EXERCISE INSTRUCTIONS :: Return only how many lines in the data include the string "hipMemcpyAsync".

GIVEN RECORDS ::
# snowflakezzz/FAST-LIVO-noted

Measured on AMD Instinct MI355X. Metric: IEKF scan-to-map updates/sec (100k-pt scan, 1M-pt map), higher is better.
Workload: dtype f32+f64; 1 GPU; config2: 100k-pt scan vs 1M-pt map, max_iteration=4, 8 independent scans per GPU per step; scan_points=100000, map_points=1000000, parallelism=scan farm x1

## Files before the change

fast-livo-noted_amd/csrc/livo_capi.cpp:

```cpp
#include <hip/hip_runtime.h>

#include <algorithm>
#include <cmath>
#include <cstdio>
#include <cstdlib>
#include <cstring>
#include <new>
#include <chrono>
#include <thread>
#include <vector>

#include "carve.h"
#include "livo_internal.h"

using namespace livo;

namespace {

struct ScanBuf {
    bool used = false;
    int64_t n = 0;
    int32_t nblk = 0;
    float* pts = nullptr;
    NNRec* nn = nullptr;
// ... 138 lines not shown
    int32_t dvlog2 = 4;
    int64_t d_n = 0, dslot_cap = 0, dpts_cap = 0;
    int64_t rebases = 0;
    double rebase_frac = 0.125;
    float min_gh = 0.f;
    float max_gh = 0.f;
    float box_cell = 1.2f;
    float box_cell_max = 2.0f;
    float* gpts_alt = nullptr;
    int64_t gpts_alt_cap = 0;
    int64_t grid_ids = -1, cells = -1;
    float grid_gh = 0.f;
    bool merge = true;
    int64_t rebuilds_sorted = 0, rebuilds_merged = 0;
    int64_t wide_redos = 0;
    int64_t rebuilds_fused = 0;
    ScanCtx scan;
};

struct Staging {
    char* h = nullptr;
    char* d = nullptr;
    char* h_dev = nullptr;
    size_t cap = 0;
    void free() {
        if (d) (void)hipFree(d);
        if (h) (void)hipHostFree(h);
        h = d = h_dev = nullptr;
        cap = 0;
    }
    int ensure(size_t bytes) {
        if (bytes <= cap) return LIVO_OK;
        free();
        if (hipMalloc((void**)&d, bytes) != hipSuccess) {
            d = nullptr;
            return LIVO_E_OOM;
        }
        if (hipHostMalloc((void**)&h, bytes, hipHostMallocMapped | hipHostMallocCoherent) != hipSuccess) {
            h = nullptr;
            return LIVO_E_OOM;
        }
        if (hipHostGetDevicePointer((void**)&h_dev, h, 0) != hipSuccess) {
            (void)hipGetLastError();
            h_dev = nullptr;
        }
        cap = bytes;
        return LIVO_OK;
    }
};

struct BatchPlan {
    int model = 0;
    int32_t n = 0;
    bool fused = false;
    bool kcopy = false;
    bool wb = false;
    bool iv = false;
    bool lazy = false;
    int prof = 0;
    Staging* stage = nullptr;
    size_t stride = 0;
    int ngroups = 0;
    struct Group {
        int32_t first, count;
        int max_nblk;
        int64_t max_n, off;
        hipStream_t st;
    } g[kMaxGroups];
};

struct BatchLane {
    Staging stage[2];
    hipStream_t st[kMaxGroups] = {};
    hipEvent_t done[kMaxGroups] = {};
    bool busy = false;
    int32_t ticket = -1;
    int32_t n = 0;
    BatchPlan plan;
    std::vector<int32_t> ids;
};

constexpr int kPinRing = 16;

struct livo_ctx {
    int device = 0;
    hipStream_t stream = nullptr;
    hipStream_t xstream[kMaxGroups - 1] = {};
    hipEvent_t xjoin[kMaxGroups - 1] = {};
    int groups = 0;
    int leaf_size = kLeafSize;
    livo_params params{};
    MapNode* nodes = nullptr;
    int64_t map_points = 0;
    int64_t map_slots = 0;
    int32_t map_depth = 0;
    LeafNode* lnodes = nullptr;
    float* lpts = nullptr;
    int32_t leaf_depth = 0;
    int64_t leaf_bytes = 0;
    int knn_kind = 2;
// ... 37 lines not shown
    DevImage match_img;
    void* vm_buf = nullptr;
    size_t vm_bytes = 0;
    void* prim_tmp = nullptr;
    size_t prim_bytes = 0;
    std::vector<ScanBuf> scans;
    std::vector<ScanBuf> spare;
    void* up_tmp = nullptr;
    size_t up_tmp_bytes = 0;
    hipStream_t up_stream = nullptr;
    void* aup_tmp = nullptr;
    size_t aup_tmp_bytes = 0;
    void* aup_prim = nullptr;
    size_t aup_prim_bytes = 0;
    struct PinSlot {
        float* h = nullptr;
        size_t bytes = 0;
        hipEvent_t copied = nullptr;
        bool inflight = false;
    } pin[kPinRing];
    int pin_next = 0;
    hipStream_t cp_stream = nullptr;
    void* bsrc[2] = {nullptr, nullptr};
    size_t bsrc_bytes[2] = {0, 0};
    hipEvent_t bsrc_copied[2] = {nullptr, nullptr};
    hipEvent_t bsrc_free[2] = {nullptr, nullptr};
    bool bsrc_used[2] = {false, false};
    int bsrc_next = 0;
    IekfSlot* d_slots = nullptr;
    BatchLane lane[LIVO_MAX_INFLIGHT];
    int32_t lane_gen = 0;
    bool lane_serial = false;
    bool slot_wb = true;
    bool rec_compact = true;
    bool rec_lazy = true;
    bool eval_gen = false;
    int last_lane = -1;
    unsigned long long last_replays = 0;
    IekfSlot* h_slots = nullptr;
    HsJob* d_jobs = nullptr;
    HsJob* h_jobs = nullptr;
    unsigned* d_replay_count = nullptr;
    unsigned long long* d_replay_total = nullptr;
    unsigned long long* d_replay_list = nullptr;
    int64_t replay_cap = 0;
    unsigned* d_replay_count2 = nullptr;
    unsigned long long* d_replay_list2 = nullptr;
    void* scratch = nullptr;
    size_t scratch_bytes = 0;
    void* rec_tmp = nullptr;
    size_t rec_tmp_bytes = 0;
    int profiling = 0;
    hipEvent_t ev[kMaxGroups][3 * LIVO_MAX_EVALS + 2] = {};
    hipEvent_t b_start = nullptr, b_end[2] = {};
    int b_par = 0;
    bool b_prev = false;
    bool events_ready = false;
    livo_timings last{};
};

#define HIP_TRY(x)                                  \
    do {                                            \
        if ((x) != hipSuccess) return LIVO_E_HIP;   \
    } while (0)
#define RC_TRY(x)                  \
    do {                           \
// ... 1318 lines not shown
    livo_params def;
    livo_params_default(&def);
    if (p && !params_valid(p)) return LIVO_E_INVALID;
    int ndev = 0;
    if (hipGetDeviceCount(&ndev) != hipSuccess || ndev <= 0) return LIVO_E_HIP;
    if (device < 0 || device >= ndev) return LIVO_E_INVALID;
    livo_ctx* c = new (std::nothrow) livo_ctx();
    if (!c) return LIVO_E_OOM;
    c->device = device;
    c->params = p ? *p : def;
    if (const char* env = std::getenv("LIVO_STREAM_GROUPS")) {
        const int v = std::atoi(env);
        if (v >= 1 && v <= kMaxGroups) c->groups = v;
    }
    if (const char* env = std::getenv("LIVO_LEAF_SIZE")) {
        const int v = std::atoi(env);
        if (v >= 2 && v <= 256) c->leaf_size = v;
    }
    if (const char* env = std::getenv("LIVO_FUSED")) c->fused = std::atoi(env) != 0;
    if (const char* env = std::getenv("LIVO_KNN_KIND"))
        c->knn_kind = std::strcmp(env, "leaf") == 0 ? 0 : std::strcmp(env, "grid") == 0 ? 1 : 2;
    if (const char* env = std::getenv("LIVO_VRUNS")) c->vruns = std::atoi(env) != 0;
    if (const char* env = std::getenv("LIVO_BRUNS")) c->bruns = std::atoi(env) != 0;
    if (const char* env = std::getenv("LIVO_BR_HA")) {
        const float v = (float)std::atof(env);
        if (v > 0.2f && v < 20.f) c->br_ha = v;
    }
    if (const char* env = std::getenv("LIVO_BR_R")) {
        const float v = (float)std::atof(env);
        if (v > 0.5f && v < 20.f) c->br_r = v;
    }
    if (const char* env = std::getenv("LIVO_LANE_SERIAL")) c->lane_serial = std::atoi(env) != 0;
    if (const char* env = std::getenv("LIVO_SLOT_WB")) c->slot_wb = std::atoi(env) != 0;
    if (const char* env = std::getenv("LIVO_REC_COMPACT")) c->rec_compact = std::atoi(env) != 0;
    if (const char* env = std::getenv("LIVO_REC_LAZY")) c->rec_lazy = std::atoi(env) != 0;
    if (const char* env = std::getenv("LIVO_EVAL_GEN")) c->eval_gen = std::atoi(env) != 0;
    if (const char* env = std::getenv("LIVO_XCD_CHUNK")) c->xcd_chunk = std::max(0, std::atoi(env));
    if (const char* env = std::getenv("LIVO_GRID_PPC")) {
        const float v = (float)std::atof(env);
        if (v > 0.f) c->grid_ppc = v;
    }
    if (const char* env = std::getenv("LIVO_GRID_CELL")) {
        const float v = (float)std::atof(env);
        if (v > 0.f) c->grid_cell = v;
    }
    if (set_device(c) || hipStreamCreateWithFlags(&c->stream, hipStreamNonBlocking) != hipSuccess ||
        create_group_streams(c)) {
        delete c;
        return LIVO_E_HIP;
    }
    *out = c;
    return LIVO_OK;
}

int livo_ctx_destroy(livo_ctx* c) {
    if (!c) return LIVO_E_INVALID;
    (void)hipSetDevice(c->device);
    if (c->stream) (void)hipStreamSynchronize(c->stream);
    for (int k = 0; k < kMaxGroups - 1; k++)
        if (c->xstream[k]) (void)hipStreamSynchronize(c->xstream[k]);
    if (c->up_stream) (void)hipStreamSynchronize(c->up_stream);
    if (c->cp_stream) (void)hipStreamSynchronize(c->cp_stream);
    for (int k = 0; k < 2; k++) {
        if (c->bsrc[k]) (void)hipFree(c->bsrc[k]);
        if (c->bsrc_copied[k]) (void)hipEventDestroy(c->bsrc_copied[k]);
        if (c->bsrc_free[k]) (void)hipEventDestroy(c->bsrc_free[k]);
// ... 1257 lines not shown
    std::sort(sorted.begin(), sorted.end());
    if (std::adjacent_find(sorted.begin(), sorted.end()) != sorted.end()) return LIVO_E_INVALID;
    for (int l = 0; l < LIVO_MAX_INFLIGHT; l++)
        if (l != L && c->lane[l].busy)
            for (int32_t id : c->lane[l].ids)
                if (std::binary_search(sorted.begin(), sorted.end(), id)) return LIVO_E_INVALID;
    if (!batch_fused(c, model) && model != kModelIkfom && (L != 0 || !sync)) return LIVO_E_INVALID;
    return LIVO_OK;
}

static int64_t batch_plan(livo_ctx* c, int L, int32_t n, const int32_t* ids, int model, bool sync) {
    BatchLane& B = c->lane[L];
    BatchPlan& P = B.plan;
    P.model = model;
    P.n = n;
    P.fused = batch_fused(c, model);
    P.stage = &B.stage[model];
    P.stride = model == kModelIkfom ? sizeof(IekfSlot) : kLmStride;
    P.kcopy = !sync && P.stage->h_dev;
    P.wb = P.fused && P.stage->h_dev && c->slot_wb;
    P.iv = c->backend == LIVO_BACKEND_IVOX && model != kModelIkfom;
    P.prof = sync && L == 0 && c->events_ready ? c->profiling : 0;
    const int auto_groups = (P.fused || model == kModelIkfom) ? 4 : 2;
    P.ngroups = std::max(1, std::min<int>(c->groups > 0 ? c->groups : auto_groups, n));
    int64_t off = 0;
    for (int gi = 0; gi < P.ngroups; gi++) {
        BatchPlan::Group& G = P.g[gi];
        G.first = (int32_t)((int64_t)n * gi / P.ngroups);
        G.count = (int32_t)((int64_t)n * (gi + 1) / P.ngroups) - G.first;
        G.max_nblk = 1;
        G.max_n = 1;
        G.off = off;
        G.st = B.st[gi];
        for (int32_t b = G.first; b < G.first + G.count; b++) {
            const ScanBuf* s = get_scan_q(c, ids[b]);
            G.max_nblk = std::max(G.max_nblk, (int)s->nblk);
            G.max_n = std::max<int64_t>(G.max_n, s->n);
            off += s->n;
        }
    }
    return off;
}

static void batch_fill(livo_ctx* c, const BatchPlan& P, const int32_t* ids, const livo_state* states,
                       const livo_state* priors, const livo_ikfom_state* ik_states) {
    HsJob* const hjobs = reinterpret_cast<HsJob*>(P.stage->h + (size_t)P.n * P.stride);
    const int max_iter = c->params.max_iterations;
    for (int32_t b = 0; b < P.n; b++) {
        if (P.model == kModelIkfom) {
            init_slot_ik(hslot(P, b), ik_states[b], max_iter);
        } else {
            init_slot(hslot(P, b), states[b], priors ? priors[b] : states[b], max_iter, kSlotLmBytes);
        }
        fill_job(hjobs[b], *get_scan_q(c, ids[b]), dslot(P, b));
        if (P.wb) hjobs[b].host_slot = reinterpret_cast<uint4*>(P.stage->h_dev + (size_t)b * P.stride);
    }
}

static unsigned* lane_rcount(livo_ctx* c, int L) { return c->d_replay_count + (size_t)L * kMaxGroups; }

static int stage_group(livo_ctx* c, int L, const BatchPlan& P, int gi, const int32_t* ids, const BatchLane* prev) {
    static_assert(sizeof(HsJob) % 16 == 0 && sizeof(IekfSlot) % 16 == 0 && kLmStride % 16 == 0, "16-B word copies");
    const BatchPlan::Group& G = P.g[gi];
    const hipStream_t st = G.st;
    for (int32_t b = G.first; b < G.first + G.count; b++) {
        ScanBuf* s = get_scan_q(c, ids[b]);
        if (s->pending) HIP_TRY(hipStreamWaitEvent(st, s->ready, 0));
        if (P.model == kModelIkfom && s->n > 0) HIP_TRY(hipMemsetAsync(s->pstate, 0, (size_t)s->n, st));
        if (!P.fused) RC_TRY(ensure_nn_coords(c, s, st));
    }
    if (prev)
        for (int q = 0; q < prev->plan.ngroups; q++) HIP_TRY(hipStreamWaitEvent(st, prev->done[q], 0));
    const size_t s0 = (size_t)G.first * P.stride, sb = (size_t)G.count * P.stride;
    const size_t j0 = (size_t)P.n * P.stride + (size_t)G.first * sizeof(HsJob), jb = (size_t)G.count * sizeof(HsJob);
    if (P.kcopy) {
        RC_TRY(launch_copy_ranges(P.stage->h_dev, P.stage->d, s0, sb, j0, jb, st));
    } else {
        HIP_TRY(hipMemcpyAsync(P.stage->d + s0, P.stage->h + s0, sb, hipMemcpyHostToDevice, st));
        HIP_TRY(hipMemcpyAsync(P.stage->d + j0, P.stage->h + j0, jb, hipMemcpyHostToDevice, st));
    }
    if (!P.fused) HIP_TRY(hipMemsetAsync(lane_rcount(c, L) + gi, 0, sizeof(unsigned), st));
    if (P.iv) HIP_TRY(hipMemsetAsync(c->d_replay_count2 + gi, 0, sizeof(unsigned), st));
    HIP_TRY(prof_record(P, kProfAny, c->ev[gi][0], st));
    return LIVO_OK;
}

static void group_params(livo_ctx* c, int L, const BatchPlan& P, int gi, KnnParams& kp, HsParams& hp) {
    const BatchPlan::Group& G = P.g[gi];
    HsJob* const jobs = reinterpret_cast<HsJob*>(P.stage->d + (size_t)P.n * P.stride) + G.first;
    hp = make_hs_params(c);
    hp.jobs = jobs;
    kp = make_knn_params(c);
    kp.jobs = jobs;
    kp.replay_count = lane_rcount(c, L) + gi;
    kp.replay_list = c->d_replay_list + (size_t)L * c->replay_cap + G.off;
    kp.replay_count2 = P.iv ? c->d_replay_count2 + gi : nullptr;
    kp.replay_list2 = P.iv ? c->d_replay_list2 + G.off : nullptr;
    if (kp.iv.scratch) kp.iv.scratch += (int64_t)gi * c->iv.big_threads * c->iv.big_slice;
    hp.solve = P.model == kModelIkfom ? 0 : 1;
    hp.replay_count = kp.replay_count;
    hp.replay_count2 = kp.replay_count2;
}

static int queue_fused(livo_ctx* c, const BatchPlan& P, const int32_t* ids, const KnnParams* kp, const HsParams* hp) {
    for (int32_t b = 0; b < P.n; b++) {
        ScanBuf* s = get_scan_q(c, ids[b]);
        s->nn_lazy = false;
        if (kp[0].rec_compact) s->nn_compact = true;
    }
    const int evals = c->params.max_iterations + 1;
    for (int e = 0; e < evals; e++)
        for (int gi = 0; gi < P.ngroups; gi++) {
            const BatchPlan::Group& G = P.g[gi];
            if (e > 0) HIP_TRY(prof_record(P, kProfL2, c->ev[gi][e], G.st));
            RC_TRY(launch_iekf_eval(kp[gi], hp[gi], G.count, G.max_n, e == 0, G.st));
            if (e == 0) HIP_TRY(prof_record(P, kProfL1, c->ev[gi][1], G.st));
        }
    return LIVO_OK;
}

static int queue_unfused(livo_ctx* c, const BatchPlan& P, const KnnParams* kp, const HsParams* hp) {
    const int evals = c->params.max_iterations + 1;
    const bool ik = P.model == kModelIkfom;
    for (int e = 0; e < evals; e++)
        for (int gi = 0; gi < P.ngroups; gi++) {
            const BatchPlan::Group& G = P.g[gi];
            if (e > 0) HIP_TRY(prof_record(P, kProfL2, c->ev[gi][3 * e], G.st));
            RC_TRY(backend_knn(c, kp[gi], G.count, G.max_n, e > 0, G.st));
            HIP_TRY(prof_record(P, e == 0 ? kProfAny : kProfL2, c->ev[gi][3 * e + 1], G.st));
            RC_TRY(ik ? launch_hshare_ik(hp[gi], G.count, G.max_nblk, e == 0, G.st)
                      : launch_hshare(hp[gi], G.count, G.max_nblk, e == 0, G.st));
            if (ik) RC_TRY(launch_solve_ik(hp[gi], G.count, G.st));
        }
    return LIVO_OK;
}

static int finish_group(livo_ctx* c, BatchLane& B, const BatchPlan& P, int gi) {
    const BatchPlan::Group& G = P.g[gi];
    const int last_ev = P.fused ? c->params.max_iterations + 1 : 3 * LIVO_MAX_EVALS;
    HIP_TRY(prof_record(P, kProfL2, c->ev[gi][last_ev], G.st));
    if (P.wb) {
    } else if (P.kcopy) {
        RC_TRY(launch_copy_words(dslot(P, G.first), P.stage->h_dev + (size_t)G.first * P.stride, P.stride * G.count,
                                 G.st));
    } else {
        HIP_TRY(hipMemcpyAsync(&hslot(P, G.first), dslot(P, G.first), P.stride * G.count, hipMemcpyDeviceToHost, G.st));
    }
    HIP_TRY(hipEventRecord(B.done[gi], G.st));
// ... 1449 lines not shown
```

fast-livo-noted_amd/csrc/livo_internal.h:

```cpp
#pragma once
#include <math.h>
#include <stddef.h>
#include <stdint.h>

#include "cam_model.h"
#include "vmap_model.h"
#include "livo.h"
#include "stl_select.h"

#ifndef LIVO_PTS_PER_THREAD
#define LIVO_PTS_PER_THREAD 1
#endif

namespace livo {

constexpr int kRunPad = 8;

constexpr int kNN = LIVO_NUM_MATCH_POINTS;
constexpr int kDim = LIVO_DIM_STATE;
constexpr int kBlock = 256;
#ifndef LIVO_KNN_BLOCK
#define LIVO_KNN_BLOCK 128
#endif
constexpr int kKnnBlock = LIVO_KNN_BLOCK;
// ... 282 lines not shown
    int32_t rec_lazy;
    int32_t eval_gen;
};

struct SolveParams {
    IekfSlot* slots;
    const HsJob* jobs;
    unsigned* replay_count;
    int32_t mode;
};

struct HostMap {
    MapNode* nodes = nullptr;
    int64_t num_points = 0;
    int64_t num_slots = 0;
    int32_t depth = 0;
};
int build_host_map(const float* xyz, int64_t M, int64_t stride_bytes, HostMap* out);
void free_host_map(HostMap* m);
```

FINAL ANSWER :: 3